部屋の描写に家具を七つ並べた原稿を読み返すと、読み終えた自分の頭に残っているのは二つか三つです。書いているあいだは全部が見えていたはずなのに、通して読むと像が薄い。細部を増やしたのに輪郭がぼやけるという、方向が逆に出る現象がここにあります。同じ原稿から家具を四つ削ってみると、残した三つが急にはっきり立ち上がる。削って濃くなるのだから、濃度は情報の量では決まっていない。この時点で、細かく書くことと緻密であることは別の話らしいと分かります。
写真の焦点深度を思い浮かべると、事情が少し整理されます。絞りを開けば手前の一点だけが立ち、奥は溶ける。絞り込めば全部が写るかわりに、どこを見ればいいのか写真は指示しなくなる。全面にピントが合った画像は、情報としては豊かでも、見る側に選択を丸投げしている状態です。文章で細部を並べるときも同じことが起きていて、七つ全部を等しい解像度で書くというのは、絞り込んで撮ることに近い。読者は自分でどれかを選ぶ手間を負わされ、たいていは選ばずに通り過ぎます。
語の側にも同じ偏りが刻まれています。この二字が呼び出す名詞を並べると、精密機械、精密測定、精密検査、精密部品と、測ることや機械にかかわる語ばかりが集まる。人の作業の丁寧さを言いたい場面では綿密や入念が選ばれ、細工の巧みさなら精巧が選ばれる。つまりこの語は、はじめから誤差という考え方を背負っている。そして誤差は、目標値が決まっていなければ定義できません。どこを狙っているのかが先に確定していて、そこからのずれが小さいことを精密と呼ぶ。狙いのない細かさは、この語の守備範囲の外にあります。並べ方にも同じ含みが出ます。精密機械という言い方が指すのは、部品の多い機械ではなく、公差の小さい機械です。部品を増やしても公差は縮まらない——むしろ増えたぶんだけ誤差が積み上がって、全体としては狙いから外れていきます。描写でも同じことが起きていて、要素を足すほど、狙った印象からの距離は開く。
医療で使われる精密検査という言い方も、その事情をよく示しています。あれは全身をくまなく見る検査ではありません。最初の検査で疑わしい箇所が絞られ、その一点に対して分解能の高い方法を当てる。範囲を狭めることと解像度を上げることが、同じ手続きの表と裏になっている。原稿の細部も同じ順序で扱えます。まず疑わしい箇所を決め、そこにだけ手を入れる。全ページを均等に磨こうとする推敲がたいてい報われないまま終わるのは、狙いを決めずに分解能だけを上げているからです。順序を逆にすれば、作業量だけが増えます。どこが怪しいかを決めないまま全部を細かく見る態度は、精密ではなく、単に長い。疑わしい箇所の一覧を先に作るかどうかで、同じ時間が別の結果を生みます。全ページを一度ずつ均等になでる作業は、時間を消費して、狙いを一つも動かしません。

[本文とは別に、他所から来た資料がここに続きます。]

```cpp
template <class ID> constexpr bool final_mask_global() { return ID::kTab > 512; }
constexpr int kStoreAux = 2;
template <int PM>
__device__ __forceinline__ float from_partner(float v)
{
    constexpr int ctrl = PM == 1 ? 0xB1 : PM == 2 ? 0x4E : PM == 4 ? 0x141 : 0x128;
    return __builtin_bit_cast(float, __builtin_amdgcn_update_dpp(0, __builtin_bit_cast(int, v), ctrl, 0xf, 0xf, true));
}
template <class ID, int RY, int NT, bool FINAL>
constexpr int dense_waves()
{
    return std::is_same<ID, IdC>::value ? 4 : RY > 4 ? 4 : (FINAL && !final_mask_global<ID>()) ? (ID::kTab == 512 ? 5 : 4) : (ID::kTab == 512 || NT == 512) ? 6 : 4;
}
template <class ID, int RY, int CH, int NT, bool FINAL, int PM, int CLOSED = 0, bool FULL = false, bool CYC = false>
__global__ void __launch_bounds__(NT, (dense_waves<ID, RY, NT, FINAL>()))
jfa_pass_dense(Frame f, uint32_t kArg, uint32_t ka, const char* __restrict__ in, const char* __restrict__ inB, char* __restrict__ out, char* __restrict__ outB,
               const char* __restrict__ none_row, const uint32_t* __restrict__ words, float fill, float* __restrict__ sdf,
               uint32_t tilesY, uint32_t tiles, uint32_t splitTiles, uint32_t cyc)
{
    static_assert(!CYC || !FINAL, "the last pass (k = 1) is never a multiple of the rank count");
    using T = typename ID::T;
    constexpr bool CPT = std::is_same<ID, IdC>::value;
    constexpr uint32_t IDB = 4u;
    constexpr int TAB = ID::kTab;
    constexpr int PXT = CPT ? TAB : TAB + 1;
    constexpr int TABZ = CPT ? IdC::kTabZ : TAB;
    constexpr int HY = (CLOSED & 1) ? 0 : 1;
    constexpr bool CZ = (CLOSED & 2) != 0;
    constexpr int NR = RY + 2 * HY;
    static_assert(!CLOSED || !FINAL, "closed tiles: id passes");
    constexpr int NC = PM ? 2 : 3;
    constexpr int NI = NR * NC;
    constexpr int CHT = CPT ? 1 : CH;
    using B = typename std::conditional<FINAL, float, double>::type;
    __shared__ float PX[PXT];
    __shared__ float TY[RY][TAB];
    __shared__ float TZ[CHT][TABZ];
    __shared__ uint32_t RB[CPT ? (CH + 2) * NR : 1];
    constexpr bool GM = final_mask_global<ID>();
    __shared__ uint32_t WM[(FINAL && !GM) ? RY * CH * (TAB / 32) : 1];

    const int N = (int)f.n;
    const uint32_t k = FINAL ? 1u : kArg;
    const int K = (int)k;
    const int zsh = CYC ? (int)(cyc & 31u) : 0, zoff = CYC ? (int)(cyc >> 8) : 0;
    const int KZ = CYC ? K >> zsh : K, NZ = CYC ? N >> zsh : N;
    auto zglobal = [&](int l) { return CYC ? zoff + (l << zsh) : l; };
    const int nzl = (int)(f.z1 - f.z0);
    const uint32_t tid = threadIdx.x;
    const int nresY = min(K, N);
    const bool rev = ((31 - __builtin_clz(k)) & 1) != 0;
    uint32_t lin = blockIdx.x;
    const uint32_t total = tiles;
    uint32_t xpart = 0, xparts = 1;
    if (lin >= total - splitTiles) {
// ... 568 lines not shown
```

cuda_mesh_voxelization_amd/csrc/vp_internal.h:

```cpp
#pragma once
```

そう考えると、緻密さの正体は「どこを細かくしないか」が決まっていることのほうにありそうです。ここで一度立ち止まります。細かくしない部分を決めるには、細かくできる部分を全部把握していなければならない。書かない判断は、書ける状態から引き算したときにだけ効くもので、はじめから知らないものは省略になりません。読者は不思議とこの差を感じ取ります。調べていない書き手の省略はただの空白として、調べたうえでの省略は含みとして読まれる——同じ「書いていない」なのに、後ろにあるものが透けます。
比喩の側にも手当てが要ります。時計細工や機械を引き合いに出す言い回しは、機械が精妙な手仕事の代名詞だった時代の遺産です。今の読者にとって機械は、精妙というより無人の速さや均質さのイメージに寄っている。だから機械にたとえるだけでは古い比喩の再生になりがちで、手垢を落とすには機械を具体化するしかありません。何の機械か、どこが動くのか、動かなくなるとしたらどこからか。名前を持った機械はもう比喩の記号ではなく、その場に一つだけある物になります。

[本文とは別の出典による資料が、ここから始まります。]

+    if (wr) {
+        float gsum = 0.0f;
+#pragma unroll
+        for (int k = 0; k < kRedGroups; ++k) gsum += smem[v * kFusedPitch + k * kRedElems + c];
+        ga.grad[gbase + poff] = gsum;
+        if (ga.do_adam) adam_store(ga, base + poff, st, gsum, sh[0], sh[1], sh_soft != 0);
+    }
+    SC_LMARK(1, 3)
+}
+
 __device__ __forceinline__ void grad_adam_body(const GradAdam& ga, int bx, int nb) {
     extern __shared__ float4 smem4[];
     float* smem = reinterpret_cast<float*>(smem4);
@@ -1198,17 +1287,22 @@
     const int tid = threadIdx.x;
     const int64_t agent = ga.rel ? agent_at(ga.agent, ga.agent_v) : 0;
     const int64_t base = ga.rel * agent, gbase = ga.grad_rel * agent;
-    if (tid == 0) {
+    const int adam0 = ga.nblk, soft0 = ga.nblk + ga.adam_blocks;
+    if (tid < 2) {
         const int64_t step0 = ga.do_adam ? ga.step[agent] : 0;
-        const int64_t count = ga.soft_count ? ga.soft_count[agent_at(ga.agent, ga.agent_v)] : step0;
-        sh_soft = ga.do_adam && ga.soft_rate > 0 && (count % ga.soft_rate) == 0;
+        if (tid == 0) {
+            const int64_t count = ga.soft_count ? ga.soft_count[agent_at(ga.agent, ga.agent_v)] : step0;
+            sh_soft = ga.do_adam && ga.soft_rate > 0 && (count % ga.soft_rate) == 0;
+        }
         if (ga.do_adam) {
             const double st = (double)(step0 + 1);
-            sh[0] = (float)(-(double)ga.lr / (1.0 - pow((double)ga.b1, st)));
-            sh[1] = (float)sqrt(1.0 - pow((double)ga.b2, st));
-        }
-    }
-    const int adam0 = ga.nblk, soft0 = ga.nblk + ga.adam_blocks;
+            const double pw = pow(tid == 0 ? (double)ga.b1 : (double)ga.b2, st);
+            if (tid == 0)
+                sh[0] = (float)(-(double)ga.lr / (1.0 - pw));
+            else
+                sh[1] = (float)sqrt(1.0 - pw);
+        }
+    }
     if (bx >= soft0) {
         __syncthreads();
         if (sh_soft && ga.self_soft) {
@@ -1239,6 +1333,8 @@
             const int64_t e = e0 + q * 256 + tid;
             if (e < end) adam_store(ga, base + e, st[q], ga.grad_scale ? gi[q] * gs : gi[q], sh[0], sh[1], sh_soft != 0);
         }
+    } else if (ga.fused_in == 4) {
+        fused_block<4>(ga, bx, base, gbase, smem, sh, sh_soft);
     } else {
         const int b = bx;
         int q0 = 0;
@@ -1250,11 +1346,12 @@
         const AdamState st = ad ? adam_load(ga, base + rp.off + e1) : AdamState{0.f, 0.f, 0.f, 0.f};
         int e;
         bool wr;
-        const float gsum = red_block(rp, b, ga.B, ga.dz, smem, smem + 256, e, wr);
+        const float gsum = red_block<1>(rp, b, ga.B, ga.dz, smem, smem + 256, e, wr);
         if (wr) {
             ga.grad[gbase + rp.off + e] = gsum;
             if (ga.do_adam) adam_store(ga, base + rp.off + e, st, gsum, sh[0], sh[1], sh_soft != 0);
         }
+        SC_LMARK(1, 3)
     }
     if (ga.do_adam && tid == 0) {
         const unsigned prev = atomicAdd(ga.counter, 1u);
@@ -1367,7 +1464,7 @@
     r.blk0 = ga.nblk;
     ga.nblk += (n + kRedElems - 1) / kRedElems;
 }
-size_t red_lds(int B) { return (size_t)(256 + 2 * B) * sizeof(float); }
+size_t red_lds(int B) { return (size_t)(7 * kFusedPitch + 2 * B) * sizeof(float); }
 size_t bwd_lds(const BwdJob& j) {
     const size_t a = gemm_lds_bytes(j.dh.K, j.dh.kchunk), b = gemm_lds_bytes(j.dw.K, j.dw.kchunk);
     const size_t r = 256 * sizeof(float);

最後に、測る主体が誰かという問題が残ります。緻密さは書き手の作業量ではなく、読者の側で成立するものです。書き手が数えた回数ではなく、読者が数えられた回数。三つの家具を三つとも思い出せるなら、その描写は密度を持ったことになります。逆に七つ書いて二つしか残らなかったなら、五つ分の労力は読者の記憶の外側に積まれただけです。原稿を寝かせて読み返し、何を覚えているか自分で数えてみます。それがこの語をめぐる、いちばん地味で確実な検算になります。